◆ Work instructions
Beginning with the line below that contains "L.drlgx_gcn_forward.argtypes = [vp]" and ending with the line that contains "q3 = q + 3 * rs;", copy every line exactly. Copy nothing else.
Data listing below:
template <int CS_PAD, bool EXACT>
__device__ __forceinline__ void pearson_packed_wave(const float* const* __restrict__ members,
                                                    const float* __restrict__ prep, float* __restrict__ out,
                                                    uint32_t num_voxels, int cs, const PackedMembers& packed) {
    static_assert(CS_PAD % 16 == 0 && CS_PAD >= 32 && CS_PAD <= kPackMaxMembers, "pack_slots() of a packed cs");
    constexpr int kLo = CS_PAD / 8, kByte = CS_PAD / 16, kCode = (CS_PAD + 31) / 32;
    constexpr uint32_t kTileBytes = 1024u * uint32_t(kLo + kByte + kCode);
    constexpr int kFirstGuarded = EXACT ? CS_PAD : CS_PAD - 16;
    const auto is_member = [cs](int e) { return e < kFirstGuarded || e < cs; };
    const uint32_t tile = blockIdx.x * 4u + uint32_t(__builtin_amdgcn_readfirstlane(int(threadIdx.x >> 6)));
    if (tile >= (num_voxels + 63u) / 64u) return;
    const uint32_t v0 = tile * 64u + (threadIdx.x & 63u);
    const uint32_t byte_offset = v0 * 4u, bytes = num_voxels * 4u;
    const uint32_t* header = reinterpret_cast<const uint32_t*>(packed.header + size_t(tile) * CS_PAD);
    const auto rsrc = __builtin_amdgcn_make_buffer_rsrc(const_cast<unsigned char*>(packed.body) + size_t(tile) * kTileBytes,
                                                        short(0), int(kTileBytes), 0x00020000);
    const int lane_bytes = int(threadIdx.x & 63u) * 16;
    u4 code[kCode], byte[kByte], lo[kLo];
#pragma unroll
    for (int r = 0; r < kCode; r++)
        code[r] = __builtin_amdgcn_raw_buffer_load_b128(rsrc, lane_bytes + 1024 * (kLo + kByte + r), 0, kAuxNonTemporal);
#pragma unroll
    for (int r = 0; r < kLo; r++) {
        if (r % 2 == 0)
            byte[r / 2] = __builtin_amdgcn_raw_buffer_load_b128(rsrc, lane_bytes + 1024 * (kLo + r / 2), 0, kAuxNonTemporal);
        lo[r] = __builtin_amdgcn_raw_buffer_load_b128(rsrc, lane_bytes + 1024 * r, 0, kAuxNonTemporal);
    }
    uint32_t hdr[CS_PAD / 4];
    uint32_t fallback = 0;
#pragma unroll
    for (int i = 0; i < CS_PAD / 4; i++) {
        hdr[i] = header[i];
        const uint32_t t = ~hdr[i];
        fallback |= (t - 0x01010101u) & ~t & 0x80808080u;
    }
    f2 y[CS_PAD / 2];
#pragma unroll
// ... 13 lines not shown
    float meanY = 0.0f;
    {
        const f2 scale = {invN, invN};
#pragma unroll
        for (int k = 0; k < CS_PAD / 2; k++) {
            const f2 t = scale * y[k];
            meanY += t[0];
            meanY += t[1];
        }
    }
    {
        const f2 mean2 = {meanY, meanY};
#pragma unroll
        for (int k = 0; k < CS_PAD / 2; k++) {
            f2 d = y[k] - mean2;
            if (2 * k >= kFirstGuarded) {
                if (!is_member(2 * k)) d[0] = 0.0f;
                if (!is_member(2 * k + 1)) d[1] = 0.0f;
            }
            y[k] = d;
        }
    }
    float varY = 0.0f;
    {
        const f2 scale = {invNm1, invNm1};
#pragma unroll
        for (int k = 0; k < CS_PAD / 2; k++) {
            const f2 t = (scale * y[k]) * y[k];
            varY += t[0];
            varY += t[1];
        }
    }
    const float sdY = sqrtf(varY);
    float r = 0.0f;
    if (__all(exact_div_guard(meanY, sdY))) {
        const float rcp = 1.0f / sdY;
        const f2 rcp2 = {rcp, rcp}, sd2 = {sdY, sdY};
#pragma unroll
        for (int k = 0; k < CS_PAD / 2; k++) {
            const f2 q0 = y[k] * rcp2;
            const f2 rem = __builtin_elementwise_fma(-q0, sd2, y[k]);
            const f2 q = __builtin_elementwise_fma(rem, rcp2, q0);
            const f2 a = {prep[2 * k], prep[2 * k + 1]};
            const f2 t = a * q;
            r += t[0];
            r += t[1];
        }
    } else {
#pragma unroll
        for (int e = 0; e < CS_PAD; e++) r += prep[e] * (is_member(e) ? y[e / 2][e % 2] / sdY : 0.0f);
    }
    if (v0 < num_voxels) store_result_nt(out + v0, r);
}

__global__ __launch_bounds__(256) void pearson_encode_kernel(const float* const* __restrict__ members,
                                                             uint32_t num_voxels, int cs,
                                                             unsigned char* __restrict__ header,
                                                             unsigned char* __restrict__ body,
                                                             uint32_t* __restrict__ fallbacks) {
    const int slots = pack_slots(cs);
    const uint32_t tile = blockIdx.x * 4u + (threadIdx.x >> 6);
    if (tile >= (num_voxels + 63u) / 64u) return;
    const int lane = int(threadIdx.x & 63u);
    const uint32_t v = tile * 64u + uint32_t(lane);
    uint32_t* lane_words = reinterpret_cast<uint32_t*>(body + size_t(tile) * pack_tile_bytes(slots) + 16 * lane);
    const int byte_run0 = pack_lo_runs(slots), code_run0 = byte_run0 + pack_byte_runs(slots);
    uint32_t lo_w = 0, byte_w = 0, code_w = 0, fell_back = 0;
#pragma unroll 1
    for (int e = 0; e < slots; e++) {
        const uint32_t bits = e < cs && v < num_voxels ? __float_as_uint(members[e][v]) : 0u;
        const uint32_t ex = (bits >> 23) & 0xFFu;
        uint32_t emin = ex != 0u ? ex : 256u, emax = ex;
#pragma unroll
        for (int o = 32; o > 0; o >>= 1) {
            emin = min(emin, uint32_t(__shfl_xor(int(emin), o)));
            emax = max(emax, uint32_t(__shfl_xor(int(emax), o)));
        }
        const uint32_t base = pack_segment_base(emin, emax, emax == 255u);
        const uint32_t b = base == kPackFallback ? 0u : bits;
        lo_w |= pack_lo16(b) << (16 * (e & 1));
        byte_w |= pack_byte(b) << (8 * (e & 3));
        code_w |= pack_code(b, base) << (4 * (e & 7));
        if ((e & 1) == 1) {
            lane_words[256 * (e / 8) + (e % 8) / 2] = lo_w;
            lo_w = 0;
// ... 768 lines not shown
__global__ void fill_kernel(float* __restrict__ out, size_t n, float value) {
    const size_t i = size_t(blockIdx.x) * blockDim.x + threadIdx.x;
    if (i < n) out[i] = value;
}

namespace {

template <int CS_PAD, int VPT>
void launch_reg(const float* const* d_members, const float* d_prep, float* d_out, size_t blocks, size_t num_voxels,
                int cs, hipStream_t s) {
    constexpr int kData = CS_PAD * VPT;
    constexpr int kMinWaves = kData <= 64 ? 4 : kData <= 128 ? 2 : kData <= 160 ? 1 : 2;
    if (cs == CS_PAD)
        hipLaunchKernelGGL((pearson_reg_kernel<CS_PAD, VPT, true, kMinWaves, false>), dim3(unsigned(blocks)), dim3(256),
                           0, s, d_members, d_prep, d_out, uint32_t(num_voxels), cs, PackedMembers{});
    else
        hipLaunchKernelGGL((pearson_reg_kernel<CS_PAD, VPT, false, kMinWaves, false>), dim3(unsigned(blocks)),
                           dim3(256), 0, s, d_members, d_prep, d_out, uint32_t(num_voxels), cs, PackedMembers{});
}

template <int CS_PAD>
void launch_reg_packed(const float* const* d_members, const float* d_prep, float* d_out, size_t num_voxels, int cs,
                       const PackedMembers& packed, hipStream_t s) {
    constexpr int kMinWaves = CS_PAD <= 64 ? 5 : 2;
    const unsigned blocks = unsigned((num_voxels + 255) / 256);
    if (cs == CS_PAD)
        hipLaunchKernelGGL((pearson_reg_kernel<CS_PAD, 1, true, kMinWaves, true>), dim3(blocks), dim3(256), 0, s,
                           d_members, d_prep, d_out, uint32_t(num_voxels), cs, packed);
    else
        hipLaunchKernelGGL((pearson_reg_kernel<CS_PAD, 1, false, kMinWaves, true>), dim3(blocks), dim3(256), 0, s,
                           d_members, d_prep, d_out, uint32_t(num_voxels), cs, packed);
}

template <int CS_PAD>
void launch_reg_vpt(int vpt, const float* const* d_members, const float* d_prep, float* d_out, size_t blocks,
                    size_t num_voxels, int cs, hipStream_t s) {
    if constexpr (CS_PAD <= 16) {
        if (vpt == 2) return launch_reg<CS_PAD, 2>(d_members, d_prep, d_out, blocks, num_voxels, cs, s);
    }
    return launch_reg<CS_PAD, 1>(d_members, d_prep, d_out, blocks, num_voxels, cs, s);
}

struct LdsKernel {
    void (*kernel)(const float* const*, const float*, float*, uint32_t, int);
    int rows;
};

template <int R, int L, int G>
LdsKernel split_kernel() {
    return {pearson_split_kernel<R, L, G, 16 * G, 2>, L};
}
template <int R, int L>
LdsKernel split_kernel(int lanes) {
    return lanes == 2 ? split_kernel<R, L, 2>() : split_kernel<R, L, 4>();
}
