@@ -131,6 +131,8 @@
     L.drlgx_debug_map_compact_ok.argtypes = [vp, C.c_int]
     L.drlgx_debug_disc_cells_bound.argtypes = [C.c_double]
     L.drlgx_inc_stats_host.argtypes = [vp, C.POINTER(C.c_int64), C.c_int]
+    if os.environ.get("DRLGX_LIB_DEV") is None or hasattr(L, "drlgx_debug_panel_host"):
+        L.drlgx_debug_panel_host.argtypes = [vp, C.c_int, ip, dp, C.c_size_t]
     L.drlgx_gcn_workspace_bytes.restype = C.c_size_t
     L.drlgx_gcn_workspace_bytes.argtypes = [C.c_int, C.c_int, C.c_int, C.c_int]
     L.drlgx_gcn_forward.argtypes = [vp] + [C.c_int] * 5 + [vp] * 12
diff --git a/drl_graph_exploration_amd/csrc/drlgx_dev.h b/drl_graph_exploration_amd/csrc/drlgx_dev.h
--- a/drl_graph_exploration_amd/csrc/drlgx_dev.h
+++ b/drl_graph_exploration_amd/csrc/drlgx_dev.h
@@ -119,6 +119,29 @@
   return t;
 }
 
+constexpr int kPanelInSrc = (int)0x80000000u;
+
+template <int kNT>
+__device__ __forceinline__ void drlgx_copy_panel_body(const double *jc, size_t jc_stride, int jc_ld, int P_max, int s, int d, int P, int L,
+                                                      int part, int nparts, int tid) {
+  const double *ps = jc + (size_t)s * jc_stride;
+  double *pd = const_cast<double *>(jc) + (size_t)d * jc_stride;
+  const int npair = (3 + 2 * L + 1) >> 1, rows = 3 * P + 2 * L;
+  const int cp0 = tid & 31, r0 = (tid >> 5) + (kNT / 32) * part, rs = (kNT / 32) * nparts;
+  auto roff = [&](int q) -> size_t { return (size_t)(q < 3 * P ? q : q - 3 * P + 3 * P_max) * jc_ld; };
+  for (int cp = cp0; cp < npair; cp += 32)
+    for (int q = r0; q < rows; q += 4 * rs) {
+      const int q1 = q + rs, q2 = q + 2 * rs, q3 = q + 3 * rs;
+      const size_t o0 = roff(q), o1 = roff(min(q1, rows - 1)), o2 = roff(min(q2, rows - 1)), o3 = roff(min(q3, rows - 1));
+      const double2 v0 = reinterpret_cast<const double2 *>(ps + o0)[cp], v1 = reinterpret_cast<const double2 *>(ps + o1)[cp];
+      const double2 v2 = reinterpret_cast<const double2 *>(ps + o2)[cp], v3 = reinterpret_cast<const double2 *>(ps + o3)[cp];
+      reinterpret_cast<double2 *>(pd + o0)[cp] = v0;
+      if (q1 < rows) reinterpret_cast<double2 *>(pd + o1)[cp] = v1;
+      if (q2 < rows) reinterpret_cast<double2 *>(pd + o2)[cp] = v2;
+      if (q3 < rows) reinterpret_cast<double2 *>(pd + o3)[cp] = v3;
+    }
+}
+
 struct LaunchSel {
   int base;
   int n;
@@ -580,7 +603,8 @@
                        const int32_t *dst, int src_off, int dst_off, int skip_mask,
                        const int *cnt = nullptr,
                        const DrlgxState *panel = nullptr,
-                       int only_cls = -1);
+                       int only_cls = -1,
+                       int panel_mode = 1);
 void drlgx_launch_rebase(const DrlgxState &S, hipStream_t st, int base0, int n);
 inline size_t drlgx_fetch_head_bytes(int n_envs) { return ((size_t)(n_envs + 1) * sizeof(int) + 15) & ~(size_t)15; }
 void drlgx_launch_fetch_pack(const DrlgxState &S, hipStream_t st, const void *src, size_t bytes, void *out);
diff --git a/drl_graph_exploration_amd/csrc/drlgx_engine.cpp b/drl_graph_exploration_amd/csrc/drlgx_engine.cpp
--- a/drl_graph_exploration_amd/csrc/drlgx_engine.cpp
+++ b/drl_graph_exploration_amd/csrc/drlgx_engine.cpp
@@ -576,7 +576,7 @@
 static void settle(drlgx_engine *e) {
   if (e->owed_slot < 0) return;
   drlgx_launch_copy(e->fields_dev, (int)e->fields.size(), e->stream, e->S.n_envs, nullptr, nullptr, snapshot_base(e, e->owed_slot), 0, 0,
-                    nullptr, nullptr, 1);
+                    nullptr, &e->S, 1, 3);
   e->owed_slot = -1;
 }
End of Data listing.
◆ Solution below
     L.drlgx_gcn_forward.argtypes = [vp] + [C.c_int] * 5 + [vp] * 12
diff --git a/drl_graph_exploration_amd/csrc/drlgx_dev.h b/drl_graph_exploration_amd/csrc/drlgx_dev.h
--- a/drl_graph_exploration_amd/csrc/drlgx_dev.h
+++ b/drl_graph_exploration_amd/csrc/drlgx_dev.h
@@ -119,6 +119,29 @@
   return t;
 }
 
+constexpr int kPanelInSrc = (int)0x80000000u;
+
+template <int kNT>
+__device__ __forceinline__ void drlgx_copy_panel_body(const double *jc, size_t jc_stride, int jc_ld, int P_max, int s, int d, int P, int L,
+                                                      int part, int nparts, int tid) {
+  const double *ps = jc + (size_t)s * jc_stride;
+  double *pd = const_cast<double *>(jc) + (size_t)d * jc_stride;
+  const int npair = (3 + 2 * L + 1) >> 1, rows = 3 * P + 2 * L;
+  const int cp0 = tid & 31, r0 = (tid >> 5) + (kNT / 32) * part, rs = (kNT / 32) * nparts;
+  auto roff = [&](int q) -> size_t { return (size_t)(q < 3 * P ? q : q - 3 * P + 3 * P_max) * jc_ld; };
+  for (int cp = cp0; cp < npair; cp += 32)
+    for (int q = r0; q < rows; q += 4 * rs) {
+      const int q1 = q + rs, q2 = q + 2 * rs, q3 = q + 3 * rs;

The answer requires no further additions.